Stored items:
[Start of Attachment]

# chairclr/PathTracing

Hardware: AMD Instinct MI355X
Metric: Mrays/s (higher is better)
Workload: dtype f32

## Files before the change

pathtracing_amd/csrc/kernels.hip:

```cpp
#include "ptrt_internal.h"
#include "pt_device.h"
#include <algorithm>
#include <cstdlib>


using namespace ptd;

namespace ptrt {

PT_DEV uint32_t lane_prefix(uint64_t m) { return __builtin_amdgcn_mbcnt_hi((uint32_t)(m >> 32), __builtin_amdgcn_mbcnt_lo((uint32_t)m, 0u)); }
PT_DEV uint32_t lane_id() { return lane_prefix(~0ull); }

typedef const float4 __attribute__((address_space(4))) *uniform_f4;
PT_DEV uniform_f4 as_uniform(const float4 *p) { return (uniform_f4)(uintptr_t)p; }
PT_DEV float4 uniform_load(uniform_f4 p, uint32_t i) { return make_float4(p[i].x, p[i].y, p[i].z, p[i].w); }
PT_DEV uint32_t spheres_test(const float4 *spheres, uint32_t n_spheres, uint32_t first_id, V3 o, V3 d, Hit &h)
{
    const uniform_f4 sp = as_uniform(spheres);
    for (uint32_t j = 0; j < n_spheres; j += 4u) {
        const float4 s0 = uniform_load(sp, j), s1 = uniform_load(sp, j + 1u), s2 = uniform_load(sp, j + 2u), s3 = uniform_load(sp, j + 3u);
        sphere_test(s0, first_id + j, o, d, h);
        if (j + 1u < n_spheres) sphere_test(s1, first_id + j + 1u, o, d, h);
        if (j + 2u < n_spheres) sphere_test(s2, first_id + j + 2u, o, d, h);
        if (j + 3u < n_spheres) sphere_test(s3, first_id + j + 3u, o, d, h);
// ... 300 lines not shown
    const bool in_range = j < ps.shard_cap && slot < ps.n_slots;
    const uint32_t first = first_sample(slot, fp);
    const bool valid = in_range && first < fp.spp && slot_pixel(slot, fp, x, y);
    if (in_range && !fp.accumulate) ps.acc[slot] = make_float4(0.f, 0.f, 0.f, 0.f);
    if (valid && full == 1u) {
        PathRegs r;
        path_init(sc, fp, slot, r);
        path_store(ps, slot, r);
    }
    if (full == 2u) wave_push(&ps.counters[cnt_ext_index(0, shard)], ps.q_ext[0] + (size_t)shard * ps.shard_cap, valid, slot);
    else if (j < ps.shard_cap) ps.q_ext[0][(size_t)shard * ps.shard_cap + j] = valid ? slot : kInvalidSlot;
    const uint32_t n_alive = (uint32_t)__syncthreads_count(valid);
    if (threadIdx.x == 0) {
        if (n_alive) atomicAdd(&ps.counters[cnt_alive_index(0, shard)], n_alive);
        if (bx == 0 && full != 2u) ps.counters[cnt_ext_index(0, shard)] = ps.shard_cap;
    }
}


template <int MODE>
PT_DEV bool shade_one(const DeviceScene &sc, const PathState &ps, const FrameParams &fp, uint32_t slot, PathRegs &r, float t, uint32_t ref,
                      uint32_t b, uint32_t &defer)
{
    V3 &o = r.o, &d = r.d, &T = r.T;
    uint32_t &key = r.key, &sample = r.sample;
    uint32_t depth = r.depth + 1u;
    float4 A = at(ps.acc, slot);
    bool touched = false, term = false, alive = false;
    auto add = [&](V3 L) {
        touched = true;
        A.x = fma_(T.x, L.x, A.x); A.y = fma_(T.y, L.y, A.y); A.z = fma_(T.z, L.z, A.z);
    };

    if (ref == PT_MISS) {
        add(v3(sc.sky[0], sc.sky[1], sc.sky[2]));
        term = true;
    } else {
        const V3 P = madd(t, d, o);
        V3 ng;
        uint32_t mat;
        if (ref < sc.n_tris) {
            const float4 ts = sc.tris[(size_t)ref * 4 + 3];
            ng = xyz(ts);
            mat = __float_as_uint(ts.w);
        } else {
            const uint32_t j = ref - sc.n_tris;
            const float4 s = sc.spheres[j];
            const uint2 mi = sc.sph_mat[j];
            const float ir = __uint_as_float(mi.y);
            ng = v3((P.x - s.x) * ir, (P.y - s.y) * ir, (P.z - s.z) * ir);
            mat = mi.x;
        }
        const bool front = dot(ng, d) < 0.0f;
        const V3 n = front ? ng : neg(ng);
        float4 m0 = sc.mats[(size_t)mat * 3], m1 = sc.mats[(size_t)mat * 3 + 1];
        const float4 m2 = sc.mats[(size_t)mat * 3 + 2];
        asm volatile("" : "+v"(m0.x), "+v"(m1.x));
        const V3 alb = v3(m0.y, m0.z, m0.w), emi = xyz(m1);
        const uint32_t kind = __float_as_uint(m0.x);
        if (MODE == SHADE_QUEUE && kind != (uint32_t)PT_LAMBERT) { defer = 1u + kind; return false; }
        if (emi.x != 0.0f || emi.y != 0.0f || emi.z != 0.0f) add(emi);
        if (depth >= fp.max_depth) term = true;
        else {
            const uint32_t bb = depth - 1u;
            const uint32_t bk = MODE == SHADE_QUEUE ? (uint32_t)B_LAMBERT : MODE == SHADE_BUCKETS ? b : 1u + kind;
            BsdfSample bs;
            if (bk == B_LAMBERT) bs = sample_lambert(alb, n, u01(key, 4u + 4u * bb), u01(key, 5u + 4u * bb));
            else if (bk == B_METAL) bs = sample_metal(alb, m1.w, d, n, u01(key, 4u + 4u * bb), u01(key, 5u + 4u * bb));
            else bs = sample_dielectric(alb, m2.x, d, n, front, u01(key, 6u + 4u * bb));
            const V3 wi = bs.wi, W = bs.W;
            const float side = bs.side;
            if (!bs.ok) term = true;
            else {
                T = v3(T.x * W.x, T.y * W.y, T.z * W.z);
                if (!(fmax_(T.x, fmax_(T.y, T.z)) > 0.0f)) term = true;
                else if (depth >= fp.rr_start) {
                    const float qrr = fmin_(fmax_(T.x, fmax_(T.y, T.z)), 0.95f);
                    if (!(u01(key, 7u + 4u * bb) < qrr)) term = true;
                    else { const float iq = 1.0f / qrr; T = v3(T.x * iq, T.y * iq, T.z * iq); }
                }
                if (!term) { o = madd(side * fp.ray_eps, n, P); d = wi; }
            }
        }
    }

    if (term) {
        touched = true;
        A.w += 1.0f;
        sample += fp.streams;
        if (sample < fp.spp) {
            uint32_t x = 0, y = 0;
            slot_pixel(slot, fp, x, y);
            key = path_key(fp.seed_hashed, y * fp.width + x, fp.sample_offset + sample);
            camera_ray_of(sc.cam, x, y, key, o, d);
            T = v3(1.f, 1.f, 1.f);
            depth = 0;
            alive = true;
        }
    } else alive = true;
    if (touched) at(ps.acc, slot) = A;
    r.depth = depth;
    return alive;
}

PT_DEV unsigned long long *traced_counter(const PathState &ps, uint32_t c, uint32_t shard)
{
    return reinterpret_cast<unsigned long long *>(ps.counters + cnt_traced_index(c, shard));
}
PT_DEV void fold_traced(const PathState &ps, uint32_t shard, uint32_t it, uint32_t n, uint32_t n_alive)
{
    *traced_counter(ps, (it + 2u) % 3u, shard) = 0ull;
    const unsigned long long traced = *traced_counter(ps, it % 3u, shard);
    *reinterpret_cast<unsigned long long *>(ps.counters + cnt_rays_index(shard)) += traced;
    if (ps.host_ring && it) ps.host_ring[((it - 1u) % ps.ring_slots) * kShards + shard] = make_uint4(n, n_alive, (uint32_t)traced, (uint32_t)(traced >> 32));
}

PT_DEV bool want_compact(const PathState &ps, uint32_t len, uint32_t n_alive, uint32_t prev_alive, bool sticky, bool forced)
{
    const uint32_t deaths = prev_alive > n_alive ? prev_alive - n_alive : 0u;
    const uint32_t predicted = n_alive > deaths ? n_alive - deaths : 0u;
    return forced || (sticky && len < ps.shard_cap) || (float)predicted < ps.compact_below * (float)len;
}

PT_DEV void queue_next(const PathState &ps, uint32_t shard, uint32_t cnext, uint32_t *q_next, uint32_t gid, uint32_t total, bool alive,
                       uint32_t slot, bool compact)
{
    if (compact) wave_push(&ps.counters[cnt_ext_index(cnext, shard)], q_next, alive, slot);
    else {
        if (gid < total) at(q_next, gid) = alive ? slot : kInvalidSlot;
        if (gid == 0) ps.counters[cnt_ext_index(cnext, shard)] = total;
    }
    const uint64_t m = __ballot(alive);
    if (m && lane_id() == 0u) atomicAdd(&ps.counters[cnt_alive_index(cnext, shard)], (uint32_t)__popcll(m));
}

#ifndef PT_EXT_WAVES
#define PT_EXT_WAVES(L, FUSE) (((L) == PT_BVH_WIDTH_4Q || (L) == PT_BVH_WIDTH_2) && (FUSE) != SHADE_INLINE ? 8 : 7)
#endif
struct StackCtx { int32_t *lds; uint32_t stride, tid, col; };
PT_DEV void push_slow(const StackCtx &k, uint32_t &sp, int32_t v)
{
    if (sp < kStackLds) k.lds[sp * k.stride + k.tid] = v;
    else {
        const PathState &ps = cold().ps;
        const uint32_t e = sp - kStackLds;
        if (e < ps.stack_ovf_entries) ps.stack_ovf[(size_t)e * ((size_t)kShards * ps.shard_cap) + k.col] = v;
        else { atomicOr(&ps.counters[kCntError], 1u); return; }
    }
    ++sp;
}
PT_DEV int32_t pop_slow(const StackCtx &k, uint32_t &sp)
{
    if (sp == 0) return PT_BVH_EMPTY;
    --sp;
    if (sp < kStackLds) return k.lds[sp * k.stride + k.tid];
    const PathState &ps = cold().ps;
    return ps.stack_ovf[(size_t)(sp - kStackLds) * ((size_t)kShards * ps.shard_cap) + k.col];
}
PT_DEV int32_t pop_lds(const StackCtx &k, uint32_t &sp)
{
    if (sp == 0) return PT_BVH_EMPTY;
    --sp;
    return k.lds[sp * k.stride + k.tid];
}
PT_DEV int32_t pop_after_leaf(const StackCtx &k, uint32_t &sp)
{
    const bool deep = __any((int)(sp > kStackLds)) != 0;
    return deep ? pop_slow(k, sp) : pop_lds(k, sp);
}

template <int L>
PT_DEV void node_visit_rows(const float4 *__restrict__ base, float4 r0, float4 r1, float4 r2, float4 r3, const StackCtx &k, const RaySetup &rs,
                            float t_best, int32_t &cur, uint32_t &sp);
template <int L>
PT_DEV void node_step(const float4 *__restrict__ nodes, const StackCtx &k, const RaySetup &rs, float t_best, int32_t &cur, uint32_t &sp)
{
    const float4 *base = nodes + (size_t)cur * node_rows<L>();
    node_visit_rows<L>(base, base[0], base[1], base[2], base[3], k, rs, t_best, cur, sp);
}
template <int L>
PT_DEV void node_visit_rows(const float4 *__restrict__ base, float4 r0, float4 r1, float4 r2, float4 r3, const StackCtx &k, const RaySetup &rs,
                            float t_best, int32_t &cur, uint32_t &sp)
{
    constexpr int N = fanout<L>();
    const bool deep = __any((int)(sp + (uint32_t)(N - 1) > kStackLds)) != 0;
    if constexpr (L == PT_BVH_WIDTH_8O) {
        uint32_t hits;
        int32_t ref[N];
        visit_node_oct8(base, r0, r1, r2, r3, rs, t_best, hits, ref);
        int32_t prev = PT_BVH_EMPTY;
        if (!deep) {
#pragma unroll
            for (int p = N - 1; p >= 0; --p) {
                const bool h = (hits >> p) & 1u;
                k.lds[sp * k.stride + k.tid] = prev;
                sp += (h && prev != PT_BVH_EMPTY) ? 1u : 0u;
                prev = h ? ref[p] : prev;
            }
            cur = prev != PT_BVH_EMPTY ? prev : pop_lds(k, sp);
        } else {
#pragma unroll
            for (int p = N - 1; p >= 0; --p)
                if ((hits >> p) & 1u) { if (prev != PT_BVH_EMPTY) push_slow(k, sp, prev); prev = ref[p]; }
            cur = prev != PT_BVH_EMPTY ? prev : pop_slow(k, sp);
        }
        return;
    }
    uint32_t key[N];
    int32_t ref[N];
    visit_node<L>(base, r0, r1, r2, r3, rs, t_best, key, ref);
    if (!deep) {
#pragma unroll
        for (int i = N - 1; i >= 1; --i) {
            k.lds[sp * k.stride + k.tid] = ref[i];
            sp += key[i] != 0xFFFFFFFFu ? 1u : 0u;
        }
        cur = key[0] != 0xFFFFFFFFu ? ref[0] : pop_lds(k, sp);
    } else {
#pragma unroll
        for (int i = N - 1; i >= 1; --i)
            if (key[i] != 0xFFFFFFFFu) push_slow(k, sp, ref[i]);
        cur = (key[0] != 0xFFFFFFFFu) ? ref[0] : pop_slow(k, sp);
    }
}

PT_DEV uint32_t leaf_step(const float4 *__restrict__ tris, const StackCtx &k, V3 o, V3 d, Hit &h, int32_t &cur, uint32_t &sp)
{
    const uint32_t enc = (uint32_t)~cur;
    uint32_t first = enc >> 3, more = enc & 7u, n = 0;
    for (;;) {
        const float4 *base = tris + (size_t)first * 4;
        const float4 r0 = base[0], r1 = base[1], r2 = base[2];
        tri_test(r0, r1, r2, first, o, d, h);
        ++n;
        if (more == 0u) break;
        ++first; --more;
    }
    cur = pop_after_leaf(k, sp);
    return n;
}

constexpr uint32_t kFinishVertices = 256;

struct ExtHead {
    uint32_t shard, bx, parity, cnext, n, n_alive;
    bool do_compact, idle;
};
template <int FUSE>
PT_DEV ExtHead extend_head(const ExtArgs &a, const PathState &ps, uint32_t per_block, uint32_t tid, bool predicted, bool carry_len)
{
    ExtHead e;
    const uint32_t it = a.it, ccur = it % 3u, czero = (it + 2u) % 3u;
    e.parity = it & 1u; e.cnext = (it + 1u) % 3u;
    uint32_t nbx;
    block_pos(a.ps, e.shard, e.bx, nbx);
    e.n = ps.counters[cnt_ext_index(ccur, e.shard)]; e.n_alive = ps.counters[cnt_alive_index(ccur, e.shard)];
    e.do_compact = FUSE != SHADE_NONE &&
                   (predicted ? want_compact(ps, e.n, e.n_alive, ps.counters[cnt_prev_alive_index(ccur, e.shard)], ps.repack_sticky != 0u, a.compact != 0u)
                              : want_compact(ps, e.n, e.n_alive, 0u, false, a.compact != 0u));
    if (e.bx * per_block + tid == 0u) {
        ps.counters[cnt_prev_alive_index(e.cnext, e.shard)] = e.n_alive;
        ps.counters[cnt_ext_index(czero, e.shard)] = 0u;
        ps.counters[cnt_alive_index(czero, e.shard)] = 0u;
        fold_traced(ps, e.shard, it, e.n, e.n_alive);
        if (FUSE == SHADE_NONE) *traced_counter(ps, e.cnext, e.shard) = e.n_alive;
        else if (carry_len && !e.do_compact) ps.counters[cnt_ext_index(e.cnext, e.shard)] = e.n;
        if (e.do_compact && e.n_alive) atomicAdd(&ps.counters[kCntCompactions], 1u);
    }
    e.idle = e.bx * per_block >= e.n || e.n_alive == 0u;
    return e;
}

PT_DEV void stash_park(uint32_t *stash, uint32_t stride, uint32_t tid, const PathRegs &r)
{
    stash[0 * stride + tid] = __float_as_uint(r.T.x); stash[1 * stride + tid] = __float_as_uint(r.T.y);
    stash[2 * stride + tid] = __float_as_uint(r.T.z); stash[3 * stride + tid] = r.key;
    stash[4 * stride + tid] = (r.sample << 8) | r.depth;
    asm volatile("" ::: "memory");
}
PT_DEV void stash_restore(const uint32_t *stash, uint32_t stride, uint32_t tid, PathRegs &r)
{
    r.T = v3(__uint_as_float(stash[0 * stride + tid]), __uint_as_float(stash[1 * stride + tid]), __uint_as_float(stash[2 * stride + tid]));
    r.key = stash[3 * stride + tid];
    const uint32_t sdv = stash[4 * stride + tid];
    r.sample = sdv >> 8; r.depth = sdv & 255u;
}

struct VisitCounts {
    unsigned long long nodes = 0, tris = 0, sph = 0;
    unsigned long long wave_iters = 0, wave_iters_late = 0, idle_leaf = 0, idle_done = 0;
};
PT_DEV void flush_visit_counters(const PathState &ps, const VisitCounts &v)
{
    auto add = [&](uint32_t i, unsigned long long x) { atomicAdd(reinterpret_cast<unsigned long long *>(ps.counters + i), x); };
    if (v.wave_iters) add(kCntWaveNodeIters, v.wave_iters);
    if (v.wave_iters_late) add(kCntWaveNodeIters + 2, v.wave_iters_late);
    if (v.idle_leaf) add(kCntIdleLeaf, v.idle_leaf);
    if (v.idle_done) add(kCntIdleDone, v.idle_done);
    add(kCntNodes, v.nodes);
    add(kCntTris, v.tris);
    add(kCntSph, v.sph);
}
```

[End of Attachment]

Count up the lines in the entries that hold "forced", and respond with that count and no other text.

Response area
2